● **THE PROBLEM**
Copy out exactly the lines below that run from the one holding "a.nParts = np;" to the one holding "[](const AsmPart& a, const", keeping both of those lines and no others.

● **MATERIALS PROVIDED**
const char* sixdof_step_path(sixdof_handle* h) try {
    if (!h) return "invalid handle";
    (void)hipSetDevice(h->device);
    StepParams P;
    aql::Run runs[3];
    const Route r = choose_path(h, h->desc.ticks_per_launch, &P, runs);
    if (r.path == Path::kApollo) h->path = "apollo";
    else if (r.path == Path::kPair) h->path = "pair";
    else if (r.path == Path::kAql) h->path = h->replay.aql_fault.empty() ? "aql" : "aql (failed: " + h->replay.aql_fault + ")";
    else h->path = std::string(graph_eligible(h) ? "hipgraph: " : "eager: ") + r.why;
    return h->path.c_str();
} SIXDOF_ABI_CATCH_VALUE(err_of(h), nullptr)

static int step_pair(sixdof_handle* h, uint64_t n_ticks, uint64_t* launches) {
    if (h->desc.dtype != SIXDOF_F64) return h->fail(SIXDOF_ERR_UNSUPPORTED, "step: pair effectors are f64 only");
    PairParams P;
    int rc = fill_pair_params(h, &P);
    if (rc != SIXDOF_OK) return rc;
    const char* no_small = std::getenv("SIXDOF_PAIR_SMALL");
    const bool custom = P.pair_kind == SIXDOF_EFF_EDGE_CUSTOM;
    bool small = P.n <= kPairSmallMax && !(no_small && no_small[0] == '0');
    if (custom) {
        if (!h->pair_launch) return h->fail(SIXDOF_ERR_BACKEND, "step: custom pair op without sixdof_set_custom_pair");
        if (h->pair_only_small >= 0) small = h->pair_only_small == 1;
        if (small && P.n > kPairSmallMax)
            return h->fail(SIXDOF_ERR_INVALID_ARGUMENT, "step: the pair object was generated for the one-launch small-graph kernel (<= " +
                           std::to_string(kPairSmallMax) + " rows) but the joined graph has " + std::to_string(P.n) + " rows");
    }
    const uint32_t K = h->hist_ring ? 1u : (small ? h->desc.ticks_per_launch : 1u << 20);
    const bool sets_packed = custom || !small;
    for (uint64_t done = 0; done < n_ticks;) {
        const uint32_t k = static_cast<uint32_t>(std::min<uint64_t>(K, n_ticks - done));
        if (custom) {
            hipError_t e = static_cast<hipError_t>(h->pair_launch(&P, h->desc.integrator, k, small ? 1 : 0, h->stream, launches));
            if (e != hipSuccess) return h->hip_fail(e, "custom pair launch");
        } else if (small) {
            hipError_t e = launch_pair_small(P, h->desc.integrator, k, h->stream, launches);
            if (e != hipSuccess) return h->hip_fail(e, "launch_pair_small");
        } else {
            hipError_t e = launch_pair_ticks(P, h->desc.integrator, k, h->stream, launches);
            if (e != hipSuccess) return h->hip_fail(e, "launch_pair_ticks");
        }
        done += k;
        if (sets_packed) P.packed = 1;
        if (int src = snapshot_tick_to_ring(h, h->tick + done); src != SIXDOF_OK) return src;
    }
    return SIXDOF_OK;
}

...

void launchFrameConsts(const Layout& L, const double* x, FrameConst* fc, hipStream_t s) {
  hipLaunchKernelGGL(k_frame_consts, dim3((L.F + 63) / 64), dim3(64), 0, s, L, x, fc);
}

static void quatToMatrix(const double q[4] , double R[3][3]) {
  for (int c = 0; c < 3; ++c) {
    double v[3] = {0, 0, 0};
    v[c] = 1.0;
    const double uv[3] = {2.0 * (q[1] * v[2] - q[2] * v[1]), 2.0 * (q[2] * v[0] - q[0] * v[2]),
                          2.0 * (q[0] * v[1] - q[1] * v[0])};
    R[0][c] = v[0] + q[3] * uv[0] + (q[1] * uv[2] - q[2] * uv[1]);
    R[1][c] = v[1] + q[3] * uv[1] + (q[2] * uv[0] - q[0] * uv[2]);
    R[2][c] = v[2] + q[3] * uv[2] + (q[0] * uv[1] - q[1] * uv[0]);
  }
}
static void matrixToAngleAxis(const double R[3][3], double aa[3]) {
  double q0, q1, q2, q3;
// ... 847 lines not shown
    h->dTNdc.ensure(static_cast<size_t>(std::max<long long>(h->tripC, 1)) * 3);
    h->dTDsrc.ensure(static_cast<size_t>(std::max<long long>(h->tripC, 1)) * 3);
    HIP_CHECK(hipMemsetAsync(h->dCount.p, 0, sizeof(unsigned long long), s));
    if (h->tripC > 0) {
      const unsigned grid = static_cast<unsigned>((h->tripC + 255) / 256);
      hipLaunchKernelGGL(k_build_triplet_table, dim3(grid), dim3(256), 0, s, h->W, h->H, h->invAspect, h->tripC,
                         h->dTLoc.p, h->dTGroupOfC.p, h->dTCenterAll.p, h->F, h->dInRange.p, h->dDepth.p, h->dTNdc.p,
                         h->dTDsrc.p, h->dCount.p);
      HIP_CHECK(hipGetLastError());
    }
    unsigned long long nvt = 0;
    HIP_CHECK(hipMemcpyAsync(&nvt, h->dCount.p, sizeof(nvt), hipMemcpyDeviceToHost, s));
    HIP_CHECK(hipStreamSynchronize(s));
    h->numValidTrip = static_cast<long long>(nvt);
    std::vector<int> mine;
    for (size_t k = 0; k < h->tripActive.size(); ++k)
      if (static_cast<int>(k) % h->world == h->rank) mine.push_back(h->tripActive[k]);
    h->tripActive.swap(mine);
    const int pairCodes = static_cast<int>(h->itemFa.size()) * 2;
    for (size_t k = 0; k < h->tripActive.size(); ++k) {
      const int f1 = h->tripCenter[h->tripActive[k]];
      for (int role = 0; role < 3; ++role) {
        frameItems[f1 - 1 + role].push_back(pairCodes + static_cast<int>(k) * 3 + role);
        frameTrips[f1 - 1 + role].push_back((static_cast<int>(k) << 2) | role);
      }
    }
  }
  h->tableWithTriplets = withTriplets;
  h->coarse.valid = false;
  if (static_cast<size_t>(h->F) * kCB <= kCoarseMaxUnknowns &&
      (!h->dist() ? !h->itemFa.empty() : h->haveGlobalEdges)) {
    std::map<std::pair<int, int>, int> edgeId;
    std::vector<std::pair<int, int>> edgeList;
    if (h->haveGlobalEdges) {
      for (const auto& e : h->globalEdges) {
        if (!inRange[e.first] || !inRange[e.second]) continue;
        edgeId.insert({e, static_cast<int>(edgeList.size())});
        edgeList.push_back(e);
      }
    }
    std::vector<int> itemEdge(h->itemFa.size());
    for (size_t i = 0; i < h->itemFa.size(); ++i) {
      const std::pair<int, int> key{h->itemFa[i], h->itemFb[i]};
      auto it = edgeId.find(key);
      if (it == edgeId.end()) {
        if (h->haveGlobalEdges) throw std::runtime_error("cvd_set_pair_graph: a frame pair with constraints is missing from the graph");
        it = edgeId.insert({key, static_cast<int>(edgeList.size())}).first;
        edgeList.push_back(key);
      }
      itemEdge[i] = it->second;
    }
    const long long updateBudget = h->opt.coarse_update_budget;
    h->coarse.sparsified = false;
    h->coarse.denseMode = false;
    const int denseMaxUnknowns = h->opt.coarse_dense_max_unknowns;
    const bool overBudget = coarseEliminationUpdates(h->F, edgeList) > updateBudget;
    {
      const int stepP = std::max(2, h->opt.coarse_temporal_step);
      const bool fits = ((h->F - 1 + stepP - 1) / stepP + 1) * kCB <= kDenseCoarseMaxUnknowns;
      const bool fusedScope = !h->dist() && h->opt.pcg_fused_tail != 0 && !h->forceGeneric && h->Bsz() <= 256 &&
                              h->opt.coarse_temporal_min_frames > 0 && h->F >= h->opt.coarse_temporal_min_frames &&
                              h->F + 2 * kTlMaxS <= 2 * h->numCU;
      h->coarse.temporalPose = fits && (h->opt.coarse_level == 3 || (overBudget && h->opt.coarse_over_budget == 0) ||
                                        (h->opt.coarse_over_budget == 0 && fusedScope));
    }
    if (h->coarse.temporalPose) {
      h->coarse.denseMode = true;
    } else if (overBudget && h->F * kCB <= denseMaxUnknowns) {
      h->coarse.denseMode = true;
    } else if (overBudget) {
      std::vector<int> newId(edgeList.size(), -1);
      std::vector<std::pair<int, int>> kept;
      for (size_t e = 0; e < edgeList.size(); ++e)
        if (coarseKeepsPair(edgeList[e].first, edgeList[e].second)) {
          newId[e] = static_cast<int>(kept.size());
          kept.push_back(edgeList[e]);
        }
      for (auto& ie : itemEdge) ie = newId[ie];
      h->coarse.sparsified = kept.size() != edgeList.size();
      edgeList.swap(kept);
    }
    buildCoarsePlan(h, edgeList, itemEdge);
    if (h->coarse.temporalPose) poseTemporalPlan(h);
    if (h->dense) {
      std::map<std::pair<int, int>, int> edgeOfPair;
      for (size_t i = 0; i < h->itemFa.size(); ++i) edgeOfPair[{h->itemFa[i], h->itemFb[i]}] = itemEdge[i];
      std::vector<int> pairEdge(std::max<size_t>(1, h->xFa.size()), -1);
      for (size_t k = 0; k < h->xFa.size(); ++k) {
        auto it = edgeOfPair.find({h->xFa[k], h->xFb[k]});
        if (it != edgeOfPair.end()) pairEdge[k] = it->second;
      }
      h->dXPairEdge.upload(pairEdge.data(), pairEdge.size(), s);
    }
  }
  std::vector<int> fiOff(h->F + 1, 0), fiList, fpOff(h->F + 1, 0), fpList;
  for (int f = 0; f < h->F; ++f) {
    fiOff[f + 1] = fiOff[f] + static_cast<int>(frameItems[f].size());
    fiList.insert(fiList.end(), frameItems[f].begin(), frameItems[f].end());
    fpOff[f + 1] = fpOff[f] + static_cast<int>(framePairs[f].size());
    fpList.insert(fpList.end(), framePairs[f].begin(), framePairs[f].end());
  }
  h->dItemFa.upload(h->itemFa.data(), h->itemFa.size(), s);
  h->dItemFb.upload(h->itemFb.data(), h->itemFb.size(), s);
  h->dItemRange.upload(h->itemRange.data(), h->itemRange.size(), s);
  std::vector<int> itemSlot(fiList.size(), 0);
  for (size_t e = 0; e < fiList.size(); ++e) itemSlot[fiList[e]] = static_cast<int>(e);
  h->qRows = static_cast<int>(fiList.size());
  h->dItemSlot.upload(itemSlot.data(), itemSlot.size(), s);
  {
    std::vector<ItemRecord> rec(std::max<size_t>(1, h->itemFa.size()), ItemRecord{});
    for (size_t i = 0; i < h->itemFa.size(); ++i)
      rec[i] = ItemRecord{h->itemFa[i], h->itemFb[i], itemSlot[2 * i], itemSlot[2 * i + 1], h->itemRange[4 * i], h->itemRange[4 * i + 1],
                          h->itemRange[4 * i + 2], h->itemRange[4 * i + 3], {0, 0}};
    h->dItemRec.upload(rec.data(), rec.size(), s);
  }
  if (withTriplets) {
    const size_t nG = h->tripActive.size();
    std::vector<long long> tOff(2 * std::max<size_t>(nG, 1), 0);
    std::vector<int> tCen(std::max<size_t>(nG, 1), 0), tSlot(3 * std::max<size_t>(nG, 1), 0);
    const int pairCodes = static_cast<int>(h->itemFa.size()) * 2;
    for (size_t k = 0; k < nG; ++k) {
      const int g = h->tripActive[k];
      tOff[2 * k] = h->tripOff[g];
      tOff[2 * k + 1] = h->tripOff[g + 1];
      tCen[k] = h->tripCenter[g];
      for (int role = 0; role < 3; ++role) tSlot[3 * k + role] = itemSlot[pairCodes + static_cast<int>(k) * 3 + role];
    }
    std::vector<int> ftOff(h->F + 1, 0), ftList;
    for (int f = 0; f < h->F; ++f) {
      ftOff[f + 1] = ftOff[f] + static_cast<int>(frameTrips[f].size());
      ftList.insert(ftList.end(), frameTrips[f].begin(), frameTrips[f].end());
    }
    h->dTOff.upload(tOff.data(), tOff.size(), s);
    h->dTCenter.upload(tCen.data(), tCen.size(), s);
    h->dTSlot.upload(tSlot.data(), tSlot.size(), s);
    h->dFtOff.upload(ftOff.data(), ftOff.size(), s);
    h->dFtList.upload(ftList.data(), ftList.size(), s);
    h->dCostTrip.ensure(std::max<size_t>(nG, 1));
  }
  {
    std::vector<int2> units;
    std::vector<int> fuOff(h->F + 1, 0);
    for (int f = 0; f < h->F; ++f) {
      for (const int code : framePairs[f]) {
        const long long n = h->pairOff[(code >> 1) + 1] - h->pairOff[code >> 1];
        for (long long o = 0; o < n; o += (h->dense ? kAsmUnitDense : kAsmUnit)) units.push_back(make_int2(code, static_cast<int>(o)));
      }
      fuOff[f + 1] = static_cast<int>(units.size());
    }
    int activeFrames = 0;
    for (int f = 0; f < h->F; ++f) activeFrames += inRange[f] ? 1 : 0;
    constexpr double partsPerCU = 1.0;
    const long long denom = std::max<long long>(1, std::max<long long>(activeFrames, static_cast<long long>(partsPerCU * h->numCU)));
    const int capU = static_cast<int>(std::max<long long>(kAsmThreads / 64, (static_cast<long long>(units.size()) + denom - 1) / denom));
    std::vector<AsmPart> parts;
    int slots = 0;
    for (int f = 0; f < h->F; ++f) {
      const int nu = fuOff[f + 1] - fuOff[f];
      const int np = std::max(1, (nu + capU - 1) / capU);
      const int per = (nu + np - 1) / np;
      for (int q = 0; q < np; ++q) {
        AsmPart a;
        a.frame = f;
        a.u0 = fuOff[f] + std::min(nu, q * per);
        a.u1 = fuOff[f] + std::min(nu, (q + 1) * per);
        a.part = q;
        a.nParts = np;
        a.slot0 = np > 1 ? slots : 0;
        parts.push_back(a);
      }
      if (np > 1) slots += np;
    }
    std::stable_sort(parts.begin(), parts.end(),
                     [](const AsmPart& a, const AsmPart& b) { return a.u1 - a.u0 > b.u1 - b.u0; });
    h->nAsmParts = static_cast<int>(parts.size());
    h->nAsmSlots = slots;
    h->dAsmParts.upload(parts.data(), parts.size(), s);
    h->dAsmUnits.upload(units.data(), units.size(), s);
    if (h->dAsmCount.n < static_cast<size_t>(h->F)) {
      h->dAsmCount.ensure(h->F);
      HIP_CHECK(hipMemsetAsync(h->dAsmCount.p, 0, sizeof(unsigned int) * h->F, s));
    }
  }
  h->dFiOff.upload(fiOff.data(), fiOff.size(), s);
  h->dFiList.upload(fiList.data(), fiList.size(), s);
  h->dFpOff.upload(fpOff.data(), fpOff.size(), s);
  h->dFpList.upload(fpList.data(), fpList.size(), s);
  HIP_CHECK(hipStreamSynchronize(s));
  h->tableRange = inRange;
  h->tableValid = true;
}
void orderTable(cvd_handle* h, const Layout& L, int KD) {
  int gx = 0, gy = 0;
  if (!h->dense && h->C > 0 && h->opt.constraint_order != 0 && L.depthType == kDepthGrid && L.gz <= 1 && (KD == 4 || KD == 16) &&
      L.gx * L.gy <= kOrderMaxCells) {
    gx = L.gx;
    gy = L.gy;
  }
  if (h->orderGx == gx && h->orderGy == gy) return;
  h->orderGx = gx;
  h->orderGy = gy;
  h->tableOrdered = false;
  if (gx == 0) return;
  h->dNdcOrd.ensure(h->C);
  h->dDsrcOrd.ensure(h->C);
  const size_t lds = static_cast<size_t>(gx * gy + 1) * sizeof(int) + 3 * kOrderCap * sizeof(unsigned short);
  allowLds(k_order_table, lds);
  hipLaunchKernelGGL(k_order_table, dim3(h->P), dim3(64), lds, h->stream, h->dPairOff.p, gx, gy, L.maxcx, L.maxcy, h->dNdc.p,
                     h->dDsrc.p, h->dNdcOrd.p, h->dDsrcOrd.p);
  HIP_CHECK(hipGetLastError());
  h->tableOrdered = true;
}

● **OUTPUT FOR THIS EXERCISE**
        a.nParts = np;
        a.slot0 = np > 1 ? slots : 0;
        parts.push_back(a);
      }
      if (np > 1) slots += np;
    }
    std::stable_sort(parts.begin(), parts.end(),
                     [](const AsmPart& a, const AsmPart& b) { return a.u1 - a.u0 > b.u1 - b.u0; });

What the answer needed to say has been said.